# multiple product images with oscommerce?



## Constellation33 (May 13, 2007)

Hi People,

Just about finsihed and ready to go with my website. Launching on Monday. I have used oscommerce for the backend stuff, but the software will only let me load one image in each product description. This is really pants as I was wanting to have at least 3 images. Does anyone have any experience with oscommerce? Is it possible to add a module or a fix which allows you to add more images into your listing? I know I can do this using javascript, but I would prefer something easier.

Many Thanks

Ellis


----------



## MIKEHAWK (Mar 26, 2006)

*Re: Comments on my new website*

The site looks nice, and it's easy to navigate. I'm on dial up and it loaded fast enough to keep me looking. The only problem I noticed was the shirt illustrations (comps).
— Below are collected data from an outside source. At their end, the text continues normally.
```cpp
struct Layout {
  int C, N;
  int64_t M;
  bool dense, masked_ok, grp_indexed;
  int ngroups, npairs;
  int ncu;
// ... 122 lines not shown
  bool has_w = false;
  bool identity_perm = true;
  bool dense = false;
  bool masked_ok = false;
  DevBuf<uint16_t> vis_mask;
  DevBuf<uint16_t> grp_mask;
  DevBuf<int32_t> grp_start;
  bool grp_indexed = false;
  DevBuf<double> gdpart;
  std::vector<int64_t> perm;
  int nblk = 0, nchunk = 0, ngroups = 0, npairs = 0;
  int n = 0;
  Knobs kn;
  Route rt;

  DevBuf<T2> uv_pm, uv_cm;
  DevBuf<T> w_pm, w_cm;
  DevBuf<int32_t> ci_pm, pi_pm, pt_start, blk_pt, pi_cm, chunk_cam, chunk_begin, chunk_end, cam_chunk_start;
  DevBuf<int32_t> pair_ga, pair_gb;
  DevBuf<int4> blk_desc;
  DevBuf<double> cams[2], pts[2];
  DevBuf<T> ptsT[2], campre[2];
  int cur = 0;
  DevBuf<double> V, gp, D2p, D2c, U, gc, Upart, bpart, E_own, scal_own, delta_c, cost_part, gmax_part, trial_part;
  DevBuf<T> slabs, pfac;
  DevBuf<T2> r_pm;
  DevBuf<T> Jc_pm, Jp_pm;
  DevBuf<LMState> d_state_buf;
  struct { LMState* p = nullptr; } d_state;
  int st_slot = 0;
  bool pending_decide = false;
  const double* pend_scal = nullptr;
  int pend_ranks = 1;
  DevBuf<double> gmax_alt;
  double* gmax_cur = nullptr;
  DevBuf<sba_lm_iter_log> d_log;
  int log_read = 0;
  int cur_at_begin = 0;
  LMState* h_state = nullptr;
  sba_lm_opts opts{};
  bool lm_active = false;
  DevBuf<double> chol_sol, chol_work, chol_W, chol_Minv, chol_Ld, chol_yv;
  DevBuf<int> chol_info;
  unsigned chol_epoch = 0;
  DevBuf<unsigned> chol_dag_flags;
  DevBuf<double> chol_Mimg;
// ... 419 lines not shown
      hipLaunchKernelGGL(k_group_index, dim3((N + 255) / 256), dim3(256), 0, stream, ci_pm.p, pt_start.p, N, ngroups, grp_mask.p,
                         grp_start.p, up_flag.p);
      int flag = 1;
      HIPCHK(hipMemcpyAsync(&flag, up_flag.p, sizeof(int), hipMemcpyDeviceToHost, stream));
      up_sync();
      grp_indexed = (flag == 0);
    }
    int ncu = 256;
    hipDeviceProp_t prop;
    if (ngroups > 1 && hipGetDeviceProperties(&prop, device) == hipSuccess && prop.multiProcessorCount > 0) ncu = prop.multiProcessorCount;
    rt = plan_route<T>(Layout{C, N, M, dense, masked_ok, grp_indexed, ngroups, npairs, ncu}, kn);
    const int ksplit = rt.ksplit;

    for (int b = 0; b < 2; ++b) {
      cams[b].alloc((size_t)C * NCP); pts[b].alloc((size_t)N * 3);
      ptsT[b].alloc((size_t)N * 3); campre[b].alloc((size_t)C * CAMPRE);
    }
    pfac.alloc((size_t)std::max(N, 1) * PF);
    V.alloc((size_t)N * 6); gp.alloc((size_t)N * 3); D2p.alloc((size_t)N * 3); D2c.alloc(n);
    U.alloc((size_t)C * NCP * NCP); gc.alloc(n); Upart.alloc((size_t)std::max(1, nchunk) * 256);
    bpart.alloc(std::max((size_t)ngroups * ksplit * GROUP_ROWS, rt.fused_wide ? (size_t)ksplit * WIDE_ROWS : (size_t)0));
    slabs.alloc(std::max((size_t)npairs * ksplit * GROUP_TILES * GROUP_TILES * 256, rt.fused_wide ? (size_t)ksplit * WIDE_SLOTS * 256 : (size_t)0));
    E_own.alloc((size_t)n * n + 3 * n + 1); scal_own.alloc(NSCAL); delta_c.alloc(n);
    const int nres_blocks = (int)((M + PM_BLOCK - 1) / PM_BLOCK);
    const int nlinp = rt.nlinp;
    if (dev_general) has_vis_mask = (C <= GROUP_CAMS);
    else {
      has_vis_mask = nodup && !vmask.empty();
      if (has_vis_mask) vis_mask.upload(vmask, stream);
    }
    if (rt.fused_ok) gdpart.alloc((size_t)ksplit * 2 * (rt.fused_wide ? WIDE_ROWS : GROUP_ROWS));
    if (rt.pairs_fold_u) gdpart.alloc((size_t)ngroups * ksplit * 2 * GROUP_ROWS);
    cost_part.alloc((size_t)std::max(std::max(std::max(std::max(nblk, nres_blocks), ksplit), nlinp), 1)); gmax_part.alloc(std::max(std::max(std::max(nblk, ksplit), nlinp), 1)); gmax_alt.alloc(std::max(std::max(std::max(nblk, ksplit), nlinp), 1));
    trial_part.alloc((size_t)4 * std::max(std::max(nblk, rt.nbs_dense), 1));
    up_lap("allocations + H2D enqueue");
    up_sync();
    up_lap("H2D completion");
    uploaded = true;
    cur = 0;
    set_params(cams_h, pts_h);
    ++up_rep.stream_syncs;
    up_lap("parameters");
    up_rep.route = dev_dense ? SBA_ROUTE_DEVICE_DENSE : dev_general ? SBA_ROUTE_DEVICE_GENERAL : SBA_ROUTE_HOST;
    up_rep.dense = dense; up_rep.masked = masked_ok; up_rep.group_indexed = grp_indexed; up_rep.identity_perm = identity_perm;
    up_rep.n_blocks = nblk; up_rep.n_chunks = nchunk;
    up_rep.seconds_total = std::chrono::duration<double>(std::chrono::steady_clock::now() - up_begin).count();
// ... 729 lines not shown
    pending_decide = false;
    gmax_cur = gmax_part.p;
    lm_active = true;
    if (!std::isfinite(c0)) { err = "Residuals are not finite in the initial point."; return SBA_ERR_NONFINITE; }
    return SBA_OK;
  }

  int lm_linearize() override {
    if (!lm_active) { err = "sba_lm_begin has not been called"; return SBA_ERR_STATE; }
    poll_clean = false;
    if (!bf3_path()) flush_decide();
    if (sq_mode()) { launch_sq_linearize(d_state.p); return SBA_OK; }
    if (fused()) return SBA_OK;
    if (!lin_pts()) {
      prof_begin(KP_LINP);
      launch_linearize_points(d_state.p);
      prof_end(KP_LINP);
    }
    if (h_state->free_cams && !rt.pairs_fold_u) { prof_begin(KP_LINC); launch_linearize_cams(d_state.p); prof_end(KP_LINC); }
    return SBA_OK;
  }

  int lm_form_reduced(double* E) override { return form_reduced(E, nullptr); }
  int form_reduced(double* E, double* Pk) {
    if (!lm_active) { err = "sba_lm_begin has not been called"; return SBA_ERR_STATE; }
    poll_clean = false;
    if (!bf3_path()) flush_decide();
    if (sq_mode()) {
      if (opts.mode == SBA_MODE_CAMS_ONLY_SQ)
        hipLaunchKernelGGL(k_sq_pack_cams, dim3(64), dim3(256), 0, stream, sq_16.p, C, d_state.p, E);
      return SBA_OK;
    }
    if (h_state->free_cams) {
      prof_begin(KP_SCHUR);
      launch_schur();
      prof_end(KP_SCHUR);
    }
    prof_begin(KP_REDUCE);
    {
      const int fc = (int)h_state->free_cams;
      const bool wide = fused() && rt.fused_wide;
      const int ntw = wide_ntw(C);
      const int nt_launch = wide ? ntw * (ntw + 1) / 2 : npairs == 1 ? GROUP_TILES * (GROUP_TILES + 1) / 2 : GROUP_TILES * GROUP_TILES;
      const int np_arg = wide ? 1 : npairs;
      const int nblocks = (fc ? 4 * nt_launch * np_arg + (n + 15) / 16 : 0) + 1;
      const int emajor_mode = wide ? 3 : ((fused() && sizeof(T) == 4) || pairs_bf3()) ? 1 : 0;
      hipLaunchKernelGGL(k_build_exchange<T>, dim3(nblocks), dim3(1024), 0, stream, slabs.p, bpart.p, rt.ksplit, pair_ga.p,
                         pair_gb.p, np_arg, U.p, gc.p, cost_part.p, n_lin_parts(), C, fc, E, d_state.p,
                         (fused() || rt.pairs_fold_u) ? gdpart.p : (const double*)nullptr, Pk, emajor_mode, nt_launch);
    }
    prof_end(KP_REDUCE);
    return SBA_OK;
  }

  void launch_chol_big(double* Esys, int n_sys, bool tied, CholRoute route) {
    const int npad = cholbig_npad(n_sys), nbr = npad / BB, nbx = (n_sys + BB - 1) / BB;
    if (chol_W.n < (size_t)npad * npad) {
      chol_W.alloc((size_t)npad * npad); chol_Minv.alloc((size_t)nbr * BB * BB); chol_Ld.alloc((size_t)nbr * BB * BB);
      chol_yv.alloc(2 * (size_t)npad);
      std::vector<long long> empty(2 * (size_t)npad, CHOLBIG_X_EMPTY);
      HIPCHK(hipMemcpyAsync(chol_yv.p, empty.data(), empty.size() * sizeof(long long), hipMemcpyHostToDevice, stream));
      sync();
    }
    if (chol_sol.n < (size_t)n_sys) { chol_sol.alloc(n_sys); chol_info.alloc(1); }
    const size_t lds = (size_t)CHOLBIG_LDS_BLOCKS * CBS * sizeof(double);
    const bool dag = route != CholRoute::BIG_LAUNCHES, dag32 = route == CholRoute::BIG_DAG_F32;
    if (dag) {
      if (chol_dag_flags.n == 0) { chol_dag_flags.alloc(choldag_nflags(CHOLDAG_MAX_NBR)); chol_dag_flags.zero(stream); }
      if (chol_Mimg.n == 0) chol_Mimg.alloc((size_t)CHOLDAG_MAX_NBR * choldag_img<double>());
      if (chol_debug) { chol_dbg.alloc(8 * (CHOLDAG_MAX_NBR + 1)); chol_dbg.zero(stream); }
      const dim3 grid(1 + nbr * (nbr + 1) / 2);
      if (dag32)
// ... 8 lines not shown
        fprintf(stderr, "[chol_dag%s, the walker, x10 ns: wait for W(c,c-1), W(c,c) | load | panel | downdate | factor+inverse | image stored | flag]\n", dag32 ? " on f32 lanes" : "");
        for (int cc = 0; cc < nbr; ++cc) {
          const long long* v = sv.data() + 8 * cc;
          fprintf(stderr, "  c=%2d at %6lld:", cc, v[4] - sv[0]);
          if (cc > 0) fprintf(stderr, " wait %4lld | load %4lld | panel %4lld | downdate %4lld |", v[1] - sv[8 * (cc - 1) + 7], v[2] - v[1], v[3] - v[2], v[4] - v[3]);
          fprintf(stderr, " factor %4lld | image %4lld | flag %4lld | column %5lld\n", v[5] - v[4], v[6] - v[5], v[7] - v[6], cc > 0 ? v[7] - sv[8 * (cc - 1) + 7] : v[7] - v[0]);
        }
        chol_debug = false;
      }
    } else {
      hipLaunchKernelGGL(k_chol_big_prepare, dim3(nbr * (nbr + 1) / 2), dim3(256), 0, stream, Esys, n_sys, d_state.p, D2c.p,
                         chol_W.p, npad, chol_info.p);
      for (int j = 0; j < nbr; ++j) {
        const int q = nbr - 1 - j;
        hipLaunchKernelGGL(k_chol_big_step, dim3(std::max(1, q * (q + 1) / 2)), dim3(CHOLBIG_THREADS), lds, stream, chol_W.p, npad, j,
                           chol_Minv.p, chol_Ld.p, chol_info.p, d_state.p);
      }
    }
    hipLaunchKernelGGL(k_chol_big_back_all<T>, dim3(nbx), dim3(256), 0, stream, (const void*)chol_W.p, npad, n_sys, chol_Ld.p, chol_Minv.p,
                       chol_yv.p, ++chol_epoch, chol_sol.p, chol_info.p, d_state.p, dag ? (const void*)chol_Mimg.p : (const void*)nullptr,
                       dag32 ? 1 : 0, Esys, C, D2c.p, ps_lm(), delta_c.p, tied ? tie_map.p : nullptr, tied ? tie_first.p : nullptr);
  }

  int lm_solve_trial(double* E, double* scal) override {
    if (!lm_active) { err = "sba_lm_begin has not been called"; return SBA_ERR_STATE; }
    poll_clean = false;
    if (opts.mode == SBA_MODE_TRANSFORM_SQ) {
      hipLaunchKernelGGL(k_sq_solve12, dim3(1), dim3(64), 0, stream, sq_16.p, d_state.p, tsets());
      launch_sq_trial();
      return SBA_OK;
    }
    if (h_state->free_cams) {
      prof_begin(KP_CHOL);
      const bool tied = (opts.mode == SBA_MODE_SHARED_INTR);
      const int n_sys = tied ? n_tied : n;
      double* Esys = E;
      if (tied) {
        hipLaunchKernelGGL(k_tie_system, dim3(n_tied), dim3(256), 0, stream, E, n, n_tied, tie_pre_start.p, tie_pre_idx.p,
                           E_tied.p, d_state.p);
        Esys = E_tied.p;
      }
      const int32_t* tie = tied ? tie_map.p : nullptr;
      const int32_t* first = tied ? tie_first.p : nullptr;
      const int nb = (n_sys + CB - 1) / CB;
      const CholRoute route = chol_route<T>(n_sys, n, kn, card_shared);
      switch (route) {
        case CholRoute::LL:
        case CholRoute::LL_F32: {
          if (chol_work.n < (size_t)nb * (nb + 1) / 2 * CB * CB) chol_work.alloc((size_t)CLL_MAX_NB * (CLL_MAX_NB + 1) / 2 * CB * CB);
          if (chol_debug && chol_dbg.n < 128) { chol_dbg.alloc(128); chol_dbg.zero(stream); }
          if constexpr (sizeof(T) == 4) {
            if (route == CholRoute::LL_F32) {
              if (nb <= 14) {
                const size_t lds32 = ((size_t)(nb * (nb + 1) / 2) * CB * 20 + 2 * (size_t)nb * CB) * sizeof(float);
                hipLaunchKernelGGL((k_cholesky_blocked<T, 16, 20>), dim3(1), dim3(CHOLB_LDS_THREADS), lds32, stream, Esys, C, d_state.p, D2c.p,
                                   ps_lm(), delta_c.p, n_sys, tie, first, (long long*)nullptr, 1, kn.chol_f32_tau);
              } else {
                const size_t lds32 = ((size_t)(nb * (nb + 1) / 2) * CB * 17 + 2 * (size_t)nb * CB) * sizeof(float);
                hipLaunchKernelGGL((k_cholesky_blocked<T, 16, 17>), dim3(1), dim3(CHOLB_LDS_THREADS), lds32, stream, Esys, C, d_state.p, D2c.p,
                                   ps_lm(), delta_c.p, n_sys, tie, first, (long long*)nullptr, 1, kn.chol_f32_tau);
              }
            }
          }
          hipLaunchKernelGGL(k_cholesky_ll<T>, dim3(1), dim3(CLL_THREADS), CLL_LDS_BYTES, stream, Esys, C, d_state.p, D2c.p,
                             ps_lm(), delta_c.p, n_sys, tie, first, chol_work.p, chol_debug ? chol_dbg.p : nullptr,
                             route == CholRoute::LL_F32 ? 1 : 0);
          if (chol_debug) {
            const std::vector<long long> st = read_stamps(chol_dbg, 128);
            if (nb > 6) {
              const long long x0 = st[2 + 2 * 3], y0 = st[3 + 2 * 3];
              fprintf(stderr, "[chol_ll step 3, cycles after the step's barrier, per wave] X done:");
              for (int w = 0; w < 8; ++w) fprintf(stderr, " %lld", st[64 + w] - x0);
              fprintf(stderr, " | Y done:");
              for (int w = 0; w < 8; ++w) fprintf(stderr, " %lld", st[72 + w] - y0);
              fprintf(stderr, "\n[chol_ll back substitution, block row 5] x done (per wave, from wave 0's):");
              for (int w = 0; w < 8; ++w) fprintf(stderr, " %lld", st[80 + w] - st[80]);
              fprintf(stderr, " | barrier passed %lld | update done:", st[96] - st[80]);
              for (int w = 0; w < 8; ++w) fprintf(stderr, " %lld", st[88 + w] - st[96]);
              fprintf(stderr, " | barrier passed %lld\n", st[97] - st[96]);
            }
            fprintf(stderr, "[chol_ll stamps, cycles] setup %lld  chol0 %lld |", st[1] - st[0], st[2] - st[1]);
            for (int j = 0; j < nb; ++j) fprintf(stderr, " X%d %lld Y%d %lld |", j, st[3 + 2 * j] - st[2 + 2 * j], j, st[4 + 2 * j] - st[3 + 2 * j]);
            fprintf(stderr, " backsub %lld  epilogue %lld  total %lld\n", st[3 + 2 * nb] - st[2 + 2 * nb], st[4 + 2 * nb] - st[3 + 2 * nb], st[4 + 2 * nb] - st[0]);
            chol_debug = false;
          }
          break;
        }
        case CholRoute::BLOCKED: {
          const size_t lds = ((size_t)(nb * (nb + 1) / 2) * CBS + 2 * (size_t)nb * CB) * sizeof(double);
          if (chol_debug && chol_dbg.n == 0) { chol_dbg.alloc(64); }
          hipLaunchKernelGGL(k_cholesky_blocked<T>, dim3(1), dim3(CHOLB_LDS_THREADS), lds, stream, Esys, C, d_state.p, D2c.p,
                             ps_lm(), delta_c.p, n_sys, tie, first, chol_debug ? chol_dbg.p : nullptr, (sizeof(T) == 4 && kn.chol_f32) ? 1 : 0,
                             kn.chol_f32_tau);
          if (chol_debug) {
            const std::vector<long long> st = read_stamps(chol_dbg, 64);
            fprintf(stderr, "[chol stamps, cycles] load %lld  chol0 %lld |", st[1] - st[0], st[2] - st[1]);
            for (int j = 0; j < nb; ++j) fprintf(stderr, " B%d %lld C%d %lld |", j, st[3 + 2 * j] - st[2 + 2 * j], j, st[4 + 2 * j] - st[3 + 2 * j]);
            fprintf(stderr, " backsub %lld  epilogue %lld  total %lld\n", st[3 + 2 * nb] - st[2 + 2 * nb], st[4 + 2 * nb] - st[3 + 2 * nb], st[4 + 2 * nb] - st[0]);
            fprintf(stderr, "[chol C0, cycles after B0's barrier, per wave]");
            for (int w = 0; w < CHOLB_LDS_THREADS / 64; ++w) fprintf(stderr, " %lld", st[40 + w] - st[3]);
            fprintf(stderr, "\n");
            chol_debug = false;
          }
          break;
        }
        case CholRoute::STREAM: {
          if (chol_sol.n < (size_t)n_sys) { chol_sol.alloc(n_sys); chol_info.alloc(1); }
          if (chol_work.n < (size_t)nb * (nb + 1) / 2 * CB * CB) chol_work.alloc((size_t)nb * (nb + 1) / 2 * CB * CB);
          const size_t fixed = ((size_t)nb * CBS + (size_t)nb * CB) * sizeof(double);
          const int scap = std::min(64, std::max(nb, (int)((150 * 1024 - fixed) / (CBS * sizeof(double)))));
          const size_t lds = fixed + (size_t)scap * CBS * sizeof(double);
          if (chol_debug && chol_dbg.n == 0) chol_dbg.alloc(64);
          hipLaunchKernelGGL(k_chol_prepare, dim3((n_sys + 255) / 256), dim3(256), 0, stream, Esys, n_sys, d_state.p, D2c.p, chol_sol.p);
          hipLaunchKernelGGL(k_cholesky_stream, dim3(1), dim3(CHOLB_THREADS), lds, stream, Esys, n_sys, chol_work.p, chol_sol.p,
                             chol_info.p, d_state.p, scap, chol_debug ? chol_dbg.p : nullptr);
          if (chol_debug) {
            const std::vector<long long> st = read_stamps(chol_dbg, 8);
            fprintf(stderr, "[chol_stream cycles] update %lld  factor %lld  solve %lld  write-back %lld  back-substitution %lld\n", st[0], st[1], st[2], st[3], st[4]);
            chol_debug = false;
          }
          hipLaunchKernelGGL(k_chol_epilogue<T>, dim3(1), dim3(1024), 0, stream, Esys, C, n_sys, d_state.p, D2c.p, ps_lm(), delta_c.p,
                             chol_sol.p, chol_info.p, tie, first);
          break;
        }
// ... 157 lines not shown
    } else {
      for (int i = 0; i < n; ++i) gmax = std::max(gmax, std::fabs(gch[i]));
    }
    if (rep) {
      const LMState& s = *h_state;
      rep->cost = cost; rep->initial_cost = initial_cost; rep->optimality = gmax; rep->step_norm = s.step_norm;
      rep->lambda = s.lam; rep->nfev = s.nfev; rep->njev = s.njev; rep->iterations = s.iter; rep->accepted = s.n_accepted;
      rep->status = s.status < 0 ? 0 : s.status;
      rep->reserved = s.chol_f64_retries;
    }
    lm_active = false;
    return SBA_OK;
  }

  int run_loop(const sba_lm_opts* o, int32_t& status, int32_t& iters) {
    int rc = SBA_OK;
    while (status < 0) {
      const int pbatch = multi() ? 2 : (bf3_path() && !kn.decide_kernel ? 2 : 1);
      int batch = prof_on ? pbatch : BATCH;
      if (o->max_iter > 0) batch = std::min(std::max(1, o->max_iter - iters), prof_on ? pbatch : 64);
      for (int b = 0; b < batch; ++b) {
        lm_linearize();
        if (!multi()) {
          lm_form_reduced(E_own.p);
          lm_solve_trial(E_own.p, nullptr);
          lm_decide_async(nullptr, 1);
        } else if (ipc_on) {
          const bool fc = h_state->free_cams != 0;
          const unsigned long long s0 = ++ipc_seq[0];
          const size_t sys_off = ipc_L.sys_slot(n, (int)(s0 & 1));
          form_reduced(E_own.p, ipc_mine + sys_off);
          ipc_publish(0, s0, d_state.p);
          ipc_gate(0, s0, d_state.p, 0, 0, nullptr);
          hipLaunchKernelGGL(k_ipc_sum_system, dim3(fc ? std::min(1024, (n * n + 255) / 256) : 1), dim3(256), 0, stream, ipc_ptrs.p, comm_n,
                             sys_off, n, (int)fc, E_own.p, d_state.p);
          const unsigned long long s1 = ++ipc_seq[1];
          const size_t sc_off = ipc_L.scal_slot((int)(s1 & 1));
          lm_solve_trial(E_own.p, ipc_mine + sc_off);
          ipc_publish(1, s1, d_state.p);
          ipc_gate(1, s1, d_state.p, sc_off, NSCAL, sc_all.p);
          lm_decide_async(sc_all.p, comm_n);
        } else {
          if (xpack.n < exch_packed_size(n)) xpack.alloc(exch_packed_size(n));
          form_reduced(E_own.p, xpack.p);
          const bool fc = h_state->free_cams != 0;
          double* xb = fc ? xpack.p : xpack.p + exch_packed_size(n) - 1;
          RCCLCHK(Rccl::get().all_reduce(xb, xb, fc ? exch_packed_size(n) : 1, Rccl::kFloat64, Rccl::kSum, comm, stream));
          hipLaunchKernelGGL(k_unpack_exchange, dim3(fc ? std::min(1024, (n * n + 255) / 256) : 1), dim3(256), 0, stream, xpack.p, n,
// ... 200 lines not shown
```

The 2-sided examples were stretched. Making them hard to read.


----------



## Constellation33 (May 13, 2007)

*Re: Comments on my new website*



MIKEHAWK said:


> The site looks nice, and it's easy to navigate. I'm on dial up and it loaded fast enough to keep me looking. The only problem I noticed was the shirt illustrations (comps). The 2-sided examples were stretched. Making them hard to read.


 
Hi Mike, 

Yeh I know. It is something I am addressing at present. OSCommerce only allows you to list one image. I want to be able to list two or three so I can show rear and front designs seperately and then a close up of the graphic. Thanks for the comments about loading time. Thats good to know.

Cheers.

Ellis


----------



## Rodney (Nov 3, 2004)

I'm sure there is a module to be found in the oscommerce forums. Have you searched there?


----------